Australian e-Health Research Centre
Australian e-Health Research Centre Australian e-Health Research Centre

Cancer Stage Interpretation System (CSIS)

Project Objective

The CSIS project objective is to generate an accurate cancer stage from histo-pathology reports, and to use this information to help improve cancer management, both for individual patients and at a population-level. This project builds on research capability in multimedia content analysis within the health domain within the Australian e-Health Research Centre.

Cancer Staging

The "stage" of a cancer is a categorisation of its progression in the body, and describes the extent of the primary tumour and any spreading to local or distant body sites. While staging has a fundamental role in cancer management, due to the expertise and time required and the multi–disciplinary nature of the task, a definitive stage for cancer patients is not always collected. By automating the collation, analysis, summarisation and classification of relevant patient data, the reliance on expert clinical staff can be reduced, improving the efficiency and availability of cancer staging.

The CSIS Software

The CSIS technology uses the same guidelines which are used by clinicians in assigning a stage based on histo-pathology reports. The pathology report is divided into statements (sentences or part of a sentence) while the guidelines are divided into factors. Each statement in the report is then evaluated against each of the guideline factors for relevance and whether it is a positive or negative reference. Machine learning techniques are then used to teach the CSIS engine the set of statements in a pathology report which indicate that the report is describing a particular guideline factor.

In addition, an extract is produced consisting of sentences that were found to contribute to the final staging decision, and their relationship to criteria from the formal staging guidelines for lung cancer.
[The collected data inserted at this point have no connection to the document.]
@@ -118,7 +181,7 @@
   ScanInFlight raw_first{0.0, 0.0, 0.0, 0.0, 1.0, 0}, raw_more{0.0, 0.0, 0.0, 0.0, 1.0, 0};
   HcInst first_in = {};
   const int n_last = n > 0 ? n - 1 : 0;
-  const bool raw_more_wave = RAW && __builtin_amdgcn_readfirstlane(NTH + (t & ~63)) < n;
+  const bool raw_more_wave = RAW && __builtin_amdgcn_readfirstlane(NTH + bw0) < n;
   if constexpr (RAW) {
     if (mine_here) {
       const u32x4 *src = reinterpret_cast<const u32x4 *>(&a.shapes[t & 63].inst[inst_of_slot]);
@@ -132,8 +195,8 @@
       mine7 = src[7];
     }
     asm volatile("" ::: "memory");
-    scan_assemble_issue(a.raw, tl < n ? tl : n_last, raw_first);
-    if (raw_more_wave) scan_assemble_issue(a.raw, NTH + t < n ? NTH + t : n_last, raw_more);
+    scan_assemble_issue(a.raw, b0 < n ? b0 : n_last, raw_first);
+    if (raw_more_wave) scan_assemble_issue(a.raw, NTH + b0 < n ? NTH + b0 : n_last, raw_more);
     {
       const __attribute__((address_space(4))) HcInst *ip = (const __attribute__((address_space(4))) HcInst *)(
           unsigned long long)&a.shapes[a.shape0].inst[init_slot ? 0 : inst_of_slot];
@@ -230,14 +293,14 @@
     {
       ScanPoint p, pm;
       scan_assemble_finish(a.raw, raw_first, raw_more, p, pm);
-      if (tl < n) {
+      if (b0 < n) {
         br = p.range;
         bc = p.cos_a;
         bs = p.sin_a;
         bw = p.weight;
         bf = p.factor;
       }
-      if (NTH + t < n) keep(NTH + t, pm);
+      if (NTH + b0 < n) keep(NTH + b0, pm);
     }
     if (mine_here) {
       u32x4 *dst = reinterpret_cast<u32x4 *>(&s_mine[half][t & 63]);
@@ -251,7 +314,7 @@
       dst[7] = mine7;
     }
     if (t == 0) s_stop = fail_epoch_at_entry == a.epoch ? 1 : 0;
-    for (int b = NTH + NT + t; b - (t & 63) < n; b += 2 * NT) {
+    for (int b = NTH + NT + b0; b - (b0 - bw0) < n; b += 2 * NT) {
       ScanInFlight f0{0.0, 0.0, 0.0, 0.0, 1.0, 0}, f1{0.0, 0.0, 0.0, 0.0, 1.0, 0};
       scan_assemble_issue(a.raw, b < n ? b : n_last, f0);
       scan_assemble_issue(a.raw, b + NT < n ? b + NT : n_last, f1);
@@ -266,7 +329,7 @@
   if (RAW && s_stop) return;
 
   auto write_scan_block = [&](int t, double *dst, int stride) __attribute__((always_inline)) {
-    for (int q = t; q < stride; q += NT) {
+    for (int q = LANE ? hc_beam_of(t, NT) : t; q < stride; q = q < NT ? NT + t : q + NT) {
       double r_ = 0.0, ca = 0.0, sa = 0.0, w = 0.0, f = 0.0;
       if (q < NT && q < n) {
         r_ = br;
@@ -295,6 +358,8 @@
     asm volatile("" : "+v"(t));
     const int lane = t & 63;
     const int tl = PAIR ? t - half * NTH : t;
+    const int bw0 = LANE ? hc_beam_of(__builtin_amdgcn_readfirstlane(tl) & ~63, NTH) : __builtin_amdgcn_readfirstlane(tl) & ~63;
+    const int b0 = bw0 + (LANE ? hc_beam_of(lane, NTH) : lane);
     const __attribute__((address_space(4))) HcChainArgs *ap =
         (const __attribute__((address_space(4))) HcChainArgs *)__builtin_amdgcn_kernarg_segment_ptr();
     asm volatile("" : "+s"(ap));
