# tungphambasement/DCNN

Hardware: AMD Instinct MI355X
Metric: images/sec (whole node) ResNet-18 Tiny-ImageNet training at 1/2/4/8 MI355X (higher is better)
Workload: dtype bf16; 1 GPU; model=resnet18_tiny_imagenet, global_batch=256, per_gpu_batch=256, parallelism=dp1, optimizer=adam, hipgraph=True, engine=native (C++ host API)

## Files before the change

### dcnn_amd/csrc/host/dcnn/nn.hpp

```cpp
#pragma once
#include <cmath>
#include <functional>
#include <map>
#include <memory>
#include <string>
#include <vector>

#include "json.hpp"
#include "ops.hpp"
#include "tensor.hpp"

namespace dcnn {

struct ParamArena;
struct OptimSegments;
struct Param {
  std::string name;
  std::vector<int64_t> shape;
  Layout layout = Layout::NCHW;
  Tensor value, grad, shadow;
  Tensor m, v;
  Tensor ema;
  bool no_decay = false;
  std::shared_ptr<ParamArena> arena;
};

struct ParamArena {
  Tensor value, grad, m, v, shadow;
  size_t n = 0, count = 0;
  Tensor nodecay;
  Tensor ema;
  std::shared_ptr<const OptimSegments> segments[2];
  Tensor seg_chunks, seg_info[2];
  Tensor wt_table;
  int n_wt = 0;
  long wt_tiles = 0;
  bool wt_valid = false;
  void refresh_transposes();
};

class Layer {
 public:
  explicit Layer(std::string name) : name_(std::move(name)) {}
  virtual ~Layer() = default;
  virtual std::string type() const = 0;
  virtual json::Value parameters_config() const = 0;
  virtual std::vector<int64_t> output_shape(const std::vector<int64_t>& in) const = 0;
  virtual void build(const std::vector<int64_t>& in, Device dev, uint64_t seed) { (void)in; (void)seed; dev_ = dev; }
  virtual Tensor forward(const Tensor& x, bool training) = 0;
  virtual Tensor backward(const Tensor& dy) = 0;
  virtual void sync_shadow();
  virtual void collect_params(std::vector<Param*>& out) {
    for (auto& p : params_) out.push_back(&p);
  }
  virtual void collect_layers(std::vector<Layer*>& out) { out.push_back(this); }
  std::vector<Param>& params() { return params_; }
  const std::string& name() const { return name_; }
  Device device() const { return dev_; }
  virtual void set_micro_batch(int mb) { mb_ = mb; }
  void clear_caches() { caches_.clear(); }
  void set_input_grad(bool b) { input_grad_ = b; }
  bool input_grad() const { return input_grad_; }
  virtual bool takes_raw_input(const std::vector<int64_t>& in) const { (void)in; return false; }
  virtual double flops(const std::vector<int64_t>& in) const { (void)in; return 0; }

 protected:
  struct MbCache {
    Tensor a, b, c, d;
    std::vector<int64_t> shape;
    uint64_t u = 0;
    bool flag = false;
  };
  MbCache& mbc() { return caches_[mb_]; }
  std::map<int, MbCache> caches_;
  int mb_ = 0;
  bool input_grad_ = true;
  Param& add_param(const std::string& n, const std::vector<int64_t>& shape, Layout phys, const std::vector<float>& init);
  std::string name_;
  Device dev_ = Device::cpu();
  std::vector<Param> params_;
};
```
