diff --git a/glomeruli_segmentation_amd/csrc/conv_mfma.h b/glomeruli_segmentation_amd/csrc/conv_mfma.h
--- a/glomeruli_segmentation_amd/csrc/conv_mfma.h
+++ b/glomeruli_segmentation_amd/csrc/conv_mfma.h
@@ -3,6 +3,7 @@
 #include <mutex>
 #include <type_traits>
 
+#include "conv_task_geom.h"
 #include "gs_internal.h"
 
 namespace gs {
@@ -54,7 +55,6 @@
     int in_sc, in_pitch, in_off;
     unsigned in_img_bytes;
     const float *wpack;
-    int wfloats;
     float *out;
     long long out_sn;
     int out_sc, out_pitch, out_off;
@@ -75,9 +75,12 @@
     int prio_mode;
     unsigned long long *stamp;
     int N, H, W;
+    int wu;
     int strips;
-    int total_tasks;
-    int wu;
+    int total_tasks, tasks_per_img, tasks_q8, tasks_r8, tstride, img_stride;
+    unsigned mul_img, mul_strips, mul_img_stride;
+    int sh_img, sh_strips, sh_img_stride;
+    int fast_div;
 };
 
 typedef unsigned u32x3_t __attribute__((ext_vector_type(3)));
@@ -255,6 +258,24 @@
 
     const int lane = tid & 63;
     const int wid = __builtin_amdgcn_readfirstlane(tid >> 6);
+
+    constexpr int EXTRA_FL = BNL ? 3 * BNL_C : 0;
+    constexpr int PIECES = (conv_image(CINP, TAPS, NDIL, NOUT1, NOUT, BNACT, DUAL, FUSE ? M::NACC : 0).total + EXTRA_FL - LDS_SRC0 + 255) / 256;
+    const long long wg = (long long)blockIdx.x * WAVES + wid;
+    if ((FLAGS & F_X_STAMP2) && lane == 0)
+        a.stamp[wg * STAMP2_SLOTS + STAMP2_SLOTS - 2] = __builtin_amdgcn_s_memrealtime();
+    if constexpr (PIECES > 0) {
+        const int rot = (int)((blockIdx.x * (unsigned)CFG_STAGE_ROT) % (unsigned)PIECES);
+        for (int j0 = wid; j0 < PIECES; j0 += WAVES) {
+            const int j = j0 + rot < PIECES ? j0 + rot : j0 + rot - PIECES;
+            __builtin_amdgcn_global_load_lds(
+                (const __attribute__((address_space(1))) void *)(a.wpack + LDS_SRC0 + j * 256 + lane * 4),
+                (__attribute__((address_space(3))) void *)(lds + j * 256), 16, 0, 0);
+        }
+    }
+    if ((FLAGS & F_X_STAMP2) && lane == 0)
+        a.stamp[wg * STAMP2_SLOTS + STAMP2_SLOTS - 1] = __builtin_amdgcn_s_memrealtime();
+    __builtin_amdgcn_sched_barrier(0);
     const int px = lane % MT, kq = lane / MT;
     const int xl = VEC ? px * P : px;
     const int voff = (kq * a.in_sc + xl * STRIDE) * 4;
@@ -268,49 +289,161 @@
 
     const int NB = gridDim.x;
     const int wu = a.wu;
-    int t0, t1, tstride;
+    const int tstride = a.tstride;
+    int t0, t1;
     if ((NB & 7) == 0) {
-        const int xcd = blockIdx.x & 7, per = NB >> 3;
-        const int c0 = (int)((long long)a.total_tasks * xcd / 8), c1 = (int)((long long)a.total_tasks * (xcd + 1) / 8);
-        t0 = c0 + (blockIdx.x >> 3) * wu + wid;
-        t1 = c1;
-        tstride = per * wu;
+        const int xcd = blockIdx.x & 7;
+        t0 = xcd_first_task(a.tasks_q8, a.tasks_r8, xcd) + (blockIdx.x >> 3) * wu + wid;
+        t1 = xcd_first_task(a.tasks_q8, a.tasks_r8, xcd + 1);
     } else {
         t0 = blockIdx.x * wu + wid;
         t1 = a.total_tasks;
-        tstride = NB * wu;
-    }
-    if (wid >= wu)
-        t0 = t1;
-    const long long wg = (long long)blockIdx.x * WAVES + wid;
-    const int tasks_per_img = a.H * a.strips;
-    bool staged = false;
+    }
+    const bool has_task = wid < wu && t0 < t1;
+    auto quot = [&](int x, int d, unsigned mul, int shift) {
+        return a.fast_div ? (int)(((unsigned long long)(unsigned)x * mul) >> shift) : x / d;
+    };
+    auto decode_task = [&](int tk, int &n, int &y, int &x0) {
+        n = quot(tk, a.tasks_per_img, a.mul_img, a.sh_img);
+        const int rem = tk - n * a.tasks_per_img;
+        const int y0r = quot(rem, a.strips, a.mul_strips, a.sh_strips);
+        const int yrot = y0r + a.H / 2 >= a.H ? y0r + a.H / 2 - a.H : y0r + a.H / 2;
+        y = SKIP && (quot(n, a.img_stride, a.mul_img_stride, a.sh_img_stride) & 1) ? yrot : y0r;
+        x0 = (rem - y0r * a.strips) * XSTEP;
+    };
+    auto in_rsrc = [&](int n) {
+        return __builtin_amdgcn_make_buffer_rsrc(const_cast<float *>(a.in + (long long)n * a.in_sn), 0, a.in_img_bytes, 0x00020000);
+    };
+    auto in_base = [&](int y, int x0) { return (a.in_off + y * STRIDE * a.in_pitch + x0 * STRIDE) * 4; };
+    auto chunk_live = [&](int yy, int c) {
+        const int di = c / CPD, ty = c - di * CPD;
+        return ty == 1 || (ty == 0 ? yy >= (1 << di) : yy + (1 << di) < a.H);
+    };
 
     float aq[RA], bq[S2P ? 1 : R][P];
     float bl[S2P ? G : 1][P][3];
-
-    for (int task = t0; task < t1 || !staged; task += tstride) {
-        const bool idle = task >= t1;
-        const int tk = idle ? (a.total_tasks - 1) : task;
-        const int n = tk / tasks_per_img;
-        const int rem = tk - n * tasks_per_img;
-        const int img_stride = tstride / tasks_per_img > 0 ? tstride / tasks_per_img : 1;
-        const int yrot = SKIP ? a.H / 2 : 0;
-        const int y0r = rem / a.strips;
-        const int y = SKIP && ((n / img_stride) & 1) ? (y0r + yrot >= a.H ? y0r + yrot - a.H : y0r + yrot) : y0r;
-        const int x0 = (rem - y0r * a.strips) * XSTEP;
-
-        const __amdgpu_buffer_rsrc_t rsrc = __builtin_amdgcn_make_buffer_rsrc(
-            const_cast<float *>(a.in + (long long)n * a.in_sn), 0, a.in_img_bytes, 0x00020000);
-        const int sbase = (a.in_off + y * STRIDE * a.in_pitch + x0 * STRIDE) * 4;
-        const int tn = task + tstride < t1 ? task + tstride : tk;
-        const int n_n = tn / tasks_per_img;
-        const int rem_n = tn - n_n * tasks_per_img;
-        const int y0r_n = rem_n / a.strips;
-        const int y_n = SKIP && ((n_n / img_stride) & 1) ? (y0r_n + yrot >= a.H ? y0r_n + yrot - a.H : y0r_n + yrot) : y0r_n;
-        const __amdgpu_buffer_rsrc_t rsrc_n = __builtin_amdgcn_make_buffer_rsrc(
-            const_cast<float *>(a.in + (long long)n_n * a.in_sn), 0, a.in_img_bytes, 0x00020000);
-        const int sbase_n = (a.in_off + y_n * STRIDE * a.in_pitch + (rem_n - y0r_n * a.strips) * XSTEP * STRIDE) * 4;
+    bool warm = false;
+
+    auto decode_rg = [&](int cw, int g, int &ty0, int &sidx) {
+        if constexpr (G % NSTEP == 0) {
+            ty0 = cw * (G / NSTEP) + g / NSTEP;
+            sidx = g % NSTEP;
+        } else if constexpr (NSTEP % G == 0) {
+            constexpr int CPR = NSTEP / G;
+            ty0 = cw / CPR;
+            sidx = (cw - ty0 * CPR) * G + g;
+        } else {
+            const int rg = cw * G + g;
+            ty0 = rg / NSTEP;
+            sidx = rg - ty0 * NSTEP;
+        }
+    };
+    auto fetch_b = [&](const __amdgpu_buffer_rsrc_t &rs, int sb, int c, int g, int tx, bool fl) {
+        const int di = c / CPD;
+        int ty0, sidx;
+        decode_rg(c - di * CPD, g, ty0, sidx);
+        const int ty = S2FLIP && fl ? TYN - 1 - ty0 : ty0;
+        const int toff = TAPS == 9 ? ((ty - 1) * a.in_pitch + (tx - 1)) << di : 0;
+        const int soff = sb + (toff + sidx * KL * a.in_sc) * 4;
+        if ((FLAGS & F_X_NOLOAD) && warm)
+            return;
+        if (VEC) {
+            buf_load_vec<P, IAUX>(rs, voff, soff, bq[S2P ? 0 : (g * TXN + tx) % R]);
+            return;
+        }
+#pragma unroll
+        for (int p = 0; p < P; ++p)
+            bq[(g * TXN + tx) % R][p] = __builtin_bit_cast(
+                float, __builtin_amdgcn_raw_buffer_load_b32(rs, voff + p * MT * STRIDE * 4, soff, IAUX));
+    };
+    auto fetch_pair = [&](const __amdgpu_buffer_rsrc_t &rs, int sb, int c, int g, bool fl) {
+        if ((FLAGS & F_X_NOLOAD) && warm)
+            return;
+        int ty0, sidx;
+        decode_rg(c, g, ty0, sidx);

Clinical Trial: Lung Cancer

In collaboration with the Queensland Cancer Control Analysis Team (QCCAT), the software prototype system was used within a clinical trial context. The CSIS engine was trained on a set of 710 pathology reports describing surgical resections of the lung. The aim was to produce an accurate pathological T and N stage.

The system was then formally trialled in a clinical setting on a previously unseen set of 179 lung cancer cases. The trial compared the automatic stage decisions from CSIS to the stages assigned by two expert pathologists.

The results of the trial showed that the automated stages produced were accurate enough for the purposes of population level research and for indicative staging of pathology reports prior to multi–disciplinary team meetings.

The results of the trial, and a description of the software, has been published in the Journal of American Medical Informatics Association ( I.McCowan, D.Moore, A.Nguyen, R.Bowman, B.Clarke, E.Duhig, M.Fry Collection of Cancer Stage Data by Classifying Free-text Medical Reports Journal of the American Medical Informatics Association; 2007; 14:736-745).

Current Use

The first version of the software has now been installed at Queensland Health in the Queensland Cancer Control and Analysis Team.

Current and Future work

Current research is focusing on the use of clinical terminologies to improve accuracy and the extension of the model to include the staging of Breast, Bowel and Prostate cancers.

Future work will include:

  • Extension to other sorts of medical free text, such as radiology reports (for M staging).
  • Improvements to the accruacy of the staging, in particular through the use of large ontologies to better understand complex medical terms
  • Extension to the development of synoptic reports from free text medical reports.
  • Classifying cancer characteristics other than stage. The techniques used to classify cancer stage may be extended to other tasks, such as filtering of patient data, for example, screening for cancer / non-cancer, or classification of cancer types.